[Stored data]
---+---

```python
class GemmArgs(C.Structure):
    _fields_ = [
        ("A", C.c_void_p), ("lda", C.c_int64),
        ("A2", C.c_void_p), ("lda2", C.c_int64), ("K1", C.c_int32),
        ("W", C.c_void_p), ("ldw", C.c_int64),
        ("C", C.c_void_p), ("ldc", C.c_int64),
        ("bias", C.c_void_p),
        ("residual", C.c_void_p), ("ldr", C.c_int64),
        ("M", C.c_int32), ("N", C.c_int32), ("K", C.c_int32),
        ("act", C.c_int32),
        ("rope_cos", C.c_void_p), ("rope_sin", C.c_void_p), ("rope_T", C.c_int32), ("rope_cols", C.c_int32),
    ]


class GemmSplitIO(C.Structure):
    _fields_ = [
        ("A_hi", C.c_void_p), ("A_lo", C.c_void_p), ("lda_h", C.c_int64),
        ("A2_hi", C.c_void_p), ("A2_lo", C.c_void_p), ("lda2_h", C.c_int64),
        ("C_hi", C.c_void_p), ("C_lo", C.c_void_p), ("ldc_h", C.c_int64),
        ("write_f32", C.c_int32),
        ("Vt_hi", C.c_void_p), ("Vt_lo", C.c_void_p), ("vt_ld", C.c_int64),
# ... 184 lines not shown
                                                      C.c_int32, C.c_int32, C.c_int32, C.c_float, C.c_void_p, C.c_void_p]),
    "cvx_amax_pow2_scale_f32": (C.c_int, [C.c_void_p, C.c_int64, C.c_float, C.c_void_p, C.c_void_p, C.c_void_p]),
    "cvx_split_f16_dev": (C.c_int, [C.c_void_p, C.c_void_p, C.c_void_p, C.c_int64, C.c_float, C.c_void_p, C.c_void_p]),
    "cvx_split_f16_colscale_il": (C.c_int, [C.c_void_p, C.c_int64, C.c_int32, C.c_int32, C.c_void_p, C.c_int64, C.c_void_p, C.c_int64, C.c_int32,
                                            C.c_float, C.c_void_p, C.c_void_p]),
    "cvx_rownorm_scale_f32": (C.c_int, [C.c_void_p, C.c_int64, C.c_int32, C.c_int64, C.c_float, C.c_float, C.c_void_p, C.c_void_p]),
    "cvx_adarmsnorm_scaled_f32": (C.c_int, [C.c_void_p, C.c_void_p, C.c_void_p, C.c_void_p, C.c_void_p, C.c_void_p, C.c_int64,
                                            C.c_int32, C.c_int64, C.c_float, C.c_float, C.c_void_p, C.c_void_p]),
    "cvx_attention_f16x3_scaled": (C.c_int, [C.c_void_p, C.c_void_p, C.c_void_p, C.c_void_p, C.c_void_p, C.c_void_p, C.c_void_p,
                                             C.c_int32, C.c_int32, C.c_int32, C.c_int32, C.c_float, C.c_void_p, C.c_void_p,
                                             C.c_void_p, C.c_void_p]),
    "cvx_gemm_f16x3": (C.c_int, [C.POINTER(GemmArgs), C.c_void_p, C.c_void_p, C.c_float, C.POINTER(GemmSplitIO),
                                 C.c_void_p]),
    "cvx_gemm_f16x3_norm": (C.c_int, [C.POINTER(GemmArgs), C.c_void_p, C.c_void_p, C.c_float, C.POINTER(GemmSplitIO),
                                      C.POINTER(GemmNorm), C.c_void_p]),
    "cvx_adarmsnorm_f32": (C.c_int, [C.c_void_p, C.c_void_p, C.c_void_p, C.c_void_p, C.c_void_p, C.c_void_p, C.c_int64, C.c_int32,
                                     C.c_int64, C.c_float, C.c_float, C.c_void_p]),
    "cvx_attention_f32": (C.c_int, [C.c_void_p, C.c_void_p, C.c_void_p, C.c_void_p, C.c_int32, C.c_int32, C.c_int32, C.c_float,
                                    C.c_void_p]),
    "cvx_attention_f16x3": (C.c_int, [C.c_void_p, C.c_void_p, C.c_void_p, C.c_void_p, C.c_void_p, C.c_void_p, C.c_void_p,
                                      C.c_int32, C.c_int32, C.c_int32, C.c_int32, C.c_float, C.c_void_p]),
    "cvx_dwconv31_gelu_res_f32": (C.c_int, [C.c_void_p, C.c_void_p, C.c_void_p, C.c_void_p, C.c_int32, C.c_int32,
                                            C.c_int32, C.c_void_p]),
    "cvx_cfg_combine_axpy_f32": (C.c_int, [C.c_void_p, C.c_void_p, C.c_void_p, C.c_float, C.c_float, C.c_void_p,
                                           C.c_void_p, C.c_void_p, C.c_int64, C.c_void_p]),
    "cvx_embed_gather_f32": (C.c_int, [C.c_void_p, C.c_int32, C.c_void_p, C.c_int32, C.c_int32, C.c_void_p,
                                       C.c_void_p, C.c_int32, C.c_int64, C.c_void_p, C.c_int64, C.c_void_p]),
    "cvx_time_fourier_f32": (C.c_int, [C.c_void_p, C.c_void_p, C.c_void_p, C.c_int32, C.c_int32, C.c_void_p]),
    "cvx_hifigan_conv1d_f32": (C.c_int, [C.POINTER(ConvArgs), C.c_void_p]),
    "cvx_hifigan_packed_weight_floats": (C.c_int64, [C.c_int32, C.c_int32, C.c_int32]),
    "cvx_hifigan_pack_weight_f32": (C.c_int, [C.c_void_p, C.c_int32, C.c_int32, C.c_int32, C.c_int32, C.c_void_p]),
    "cvx_hifigan_post_f32": (C.c_int, [C.c_void_p, C.c_void_p, C.c_float, C.c_void_p, C.c_int32, C.c_int32,
                                       C.c_int32, C.c_float, C.c_void_p]),
    "cvx_wav_to_int16": (C.c_int, [C.c_void_p, C.c_void_p, C.c_int64, C.c_void_p]),
    "cvx_saturation_flag_reset": (C.c_int, [C.c_void_p]),
    "cvx_saturation_flag_query": (C.c_int, [C.POINTER(C.c_uint32), C.c_int32, C.c_void_p]),
    "cvx_stream_create_cu_mask": (C.c_int, [C.POINTER(C.c_uint32), C.c_int32, C.POINTER(C.c_void_p)]),
    "cvx_stream_destroy": (C.c_int, [C.c_void_p]),
    "cvx_clock_stamps": (C.c_int, [C.c_void_p, C.c_void_p]),
    "cvx_attention_varlen_f32": (C.c_int, [C.c_void_p, C.c_void_p, C.c_void_p, C.c_void_p, C.c_void_p, C.c_int32, C.c_int32,
                                           C.c_int32, C.c_float, C.c_void_p]),
    "cvx_attention_f16x3_varlen": (C.c_int, [C.c_void_p, C.c_void_p, C.c_void_p, C.c_void_p, C.c_void_p, C.c_void_p, C.c_void_p,
                                             C.c_void_p, C.c_int32, C.c_int32, C.c_int64, C.c_int32, C.c_int32, C.c_float,
                                             C.c_void_p, C.c_void_p, C.c_void_p, C.c_void_p]),
    "cvx_attention_f16x3_form": (C.c_int, [C.c_int32, C.c_int32, C.c_int64, C.c_int32, C.c_int32, C.POINTER(C.c_int32), C.POINTER(C.c_int32),
                                           C.POINTER(C.c_int32)]),
# ... 48 lines not shown
```

neurips2024-covomix_amd/acoustic.py:

```python
from __future__ import annotations

from typing import Dict, List, Optional

import os

import torch

from . import ops
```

---+---

* **Assignment**
Every line must be copied exactly as it stands above.

* **Task solution**
```python
class GemmArgs(C.Structure):
    _fields_ = [
        ("A", C.c_void_p), ("lda", C.c_int64),
        ("A2", C.c_void_p), ("lda2", C.c_int64), ("K1", C.c_int32),
        ("W", C.c_void_p), ("ldw", C.c_int64),
        ("C", C.c_void_p), ("ldc", C.c_int64),
        ("bias", C.c_void_p),
        ("residual", C.c_void_p), ("ldr", C.c_int64),
        ("M", C.c_int32), ("N", C.c_int32), ("K", C.c_int32),
        ("act", C.c_int32),
        ("rope_cos", C.c_void_p), ("rope_sin", C.c_void_p), ("rope_T", C.c_int32), ("rope_cols", C.c_int32),
    ]


class GemmSplitIO(C.Structure):
    _fields_ = [
        ("A_hi", C.c_void_p), ("A_lo", C.c_void_p), ("lda_h", C.c_int64),
        ("A2_hi", C.c_void_p), ("A2_lo", C.c_void_p), ("lda2_h", C.c_int64),
        ("C_hi", C.c_void_p), ("C_lo", C.c_void_p), ("ldc_h", C.c_int64),
        ("write_f32", C.c_int32),
        ("Vt_hi", C.c_void_p), ("Vt_lo", C.c_void_p), ("vt_ld", C.c_int64),
# ... 184 lines not shown
                                                      C.c_int32, C.c_int32, C.c_int32, C.c_float, C.c_void_p, C.c_void_p]),
    "cvx_amax_pow2_scale_f32": (C.c_int, [C.c_void_p, C.c_int64, C.c_float, C.c_void_p, C.c_void_p, C.c_void_p]),
    "cvx_split_f16_dev": (C.c_int, [C.c_void_p, C.c_void_p, C.c_void_p, C.c_int64, C.c_float, C.c_void_p, C.c_void_p]),
    "cvx_split_f16_colscale_il": (C.c_int, [C.c_void_p, C.c_int64, C.c_int32, C.c_int32, C.c_void_p, C.c_int64, C.c_void_p, C.c_int64, C.c_int32,
                                            C.c_float, C.c_void_p, C.c_void_p]),
    "cvx_rownorm_scale_f32": (C.c_int, [C.c_void_p, C.c_int64, C.c_int32, C.c_int64, C.c_float, C.c_float, C.c_void_p, C.c_void_p]),
    "cvx_adarmsnorm_scaled_f32": (C.c_int, [C.c_void_p, C.c_void_p, C.c_void_p, C.c_void_p, C.c_void_p, C.c_void_p, C.c_int64,
                                            C.c_int32, C.c_int64, C.c_float, C.c_float, C.c_void_p, C.c_void_p]),
    "cvx_attention_f16x3_scaled": (C.c_int, [C.c_void_p, C.c_void_p, C.c_void_p, C.c_void_p, C.c_void_p, C.c_void_p, C.c_void_p,
                                             C.c_int32, C.c_int32, C.c_int32, C.c_int32, C.c_float, C.c_void_p, C.c_void_p,
                                             C.c_void_p, C.c_void_p]),
    "cvx_gemm_f16x3": (C.c_int, [C.POINTER(GemmArgs), C.c_void_p, C.c_void_p, C.c_float, C.POINTER(GemmSplitIO),
                                 C.c_void_p]),
    "cvx_gemm_f16x3_norm": (C.c_int, [C.POINTER(GemmArgs), C.c_void_p, C.c_void_p, C.c_float, C.POINTER(GemmSplitIO),
                                      C.POINTER(GemmNorm), C.c_void_p]),
    "cvx_adarmsnorm_f32": (C.c_int, [C.c_void_p, C.c_void_p, C.c_void_p, C.c_void_p, C.c_void_p, C.c_void_p, C.c_int64, C.c_int32,
                                     C.c_int64, C.c_float, C.c_float, C.c_void_p]),
    "cvx_attention_f32": (C.c_int, [C.c_void_p, C.c_void_p, C.c_void_p, C.c_void_p, C.c_int32, C.c_int32, C.c_int32, C.c_float,
                                    C.c_void_p]),
    "cvx_attention_f16x3": (C.c_int, [C.c_void_p, C.c_void_p, C.c_void_p, C.c_void_p, C.c_void_p, C.c_void_p, C.c_void_p,
                                      C.c_int32, C.c_int32, C.c_int32, C.c_int32, C.c_float, C.c_void_p]),
    "cvx_dwconv31_gelu_res_f32": (C.c_int, [C.c_void_p, C.c_void_p, C.c_void_p, C.c_void_p, C.c_int32, C.c_int32,
                                            C.c_int32, C.c_void_p]),
    "cvx_cfg_combine_axpy_f32": (C.c_int, [C.c_void_p, C.c_void_p, C.c_void_p, C.c_float, C.c_float, C.c_void_p,
                                           C.c_void_p, C.c_void_p, C.c_int64, C.c_void_p]),
    "cvx_embed_gather_f32": (C.c_int, [C.c_void_p, C.c_int32, C.c_void_p, C.c_int32, C.c_int32, C.c_void_p,
                                       C.c_void_p, C.c_int32, C.c_int64, C.c_void_p, C.c_int64, C.c_void_p]),
    "cvx_time_fourier_f32": (C.c_int, [C.c_void_p, C.c_void_p, C.c_void_p, C.c_int32, C.c_int32, C.c_void_p]),
    "cvx_hifigan_conv1d_f32": (C.c_int, [C.POINTER(ConvArgs), C.c_void_p]),
    "cvx_hifigan_packed_weight_floats": (C.c_int64, [C.c_int32, C.c_int32, C.c_int32]),
    "cvx_hifigan_pack_weight_f32": (C.c_int, [C.c_void_p, C.c_int32, C.c_int32, C.c_int32, C.c_int32, C.c_void_p]),
    "cvx_hifigan_post_f32": (C.c_int, [C.c_void_p, C.c_void_p, C.c_float, C.c_void_p, C.c_int32, C.c_int32,
                                       C.c_int32, C.c_float, C.c_void_p]),
    "cvx_wav_to_int16": (C.c_int, [C.c_void_p, C.c_void_p, C.c_int64, C.c_void_p]),
    "cvx_saturation_flag_reset": (C.c_int, [C.c_void_p]),
    "cvx_saturation_flag_query": (C.c_int, [C.POINTER(C.c_uint32), C.c_int32, C.c_void_p]),
    "cvx_stream_create_cu_mask": (C.c_int, [C.POINTER(C.c_uint32), C.c_int32, C.POINTER(C.c_void_p)]),
    "cvx_stream_destroy": (C.c_int, [C.c_void_p]),
    "cvx_clock_stamps": (C.c_int, [C.c_void_p, C.c_void_p]),
    "cvx_attention_varlen_f32": (C.c_int, [C.c_void_p, C.c_void_p, C.c_void_p, C.c_void_p, C.c_void_p, C.c_int32, C.c_int32,
                                           C.c_int32, C.c_float, C.c_void_p]),
    "cvx_attention_f16x3_varlen": (C.c_int, [C.c_void_p, C.c_void_p, C.c_void_p, C.c_void_p, C.c_void_p, C.c_void_p, C.c_void_p,
                                             C.c_void_p, C.c_int32, C.c_int32, C.c_int64, C.c_int32, C.c_int32, C.c_float,
                                             C.c_void_p, C.c_void_p, C.c_void_p, C.c_void_p]),
    "cvx_attention_f16x3_form": (C.c_int, [C.c_int32, C.c_int32, C.c_int64, C.c_int32, C.c_int32, C.POINTER(C.c_int32), C.POINTER(C.c_int32),
                                           C.POINTER(C.c_int32)]),
# ... 48 lines not shown
```

neurips2024-covomix_amd/acoustic.py:

```python
from __future__ import annotations

from typing import Dict, List, Optional

import os

import torch

from . import ops
```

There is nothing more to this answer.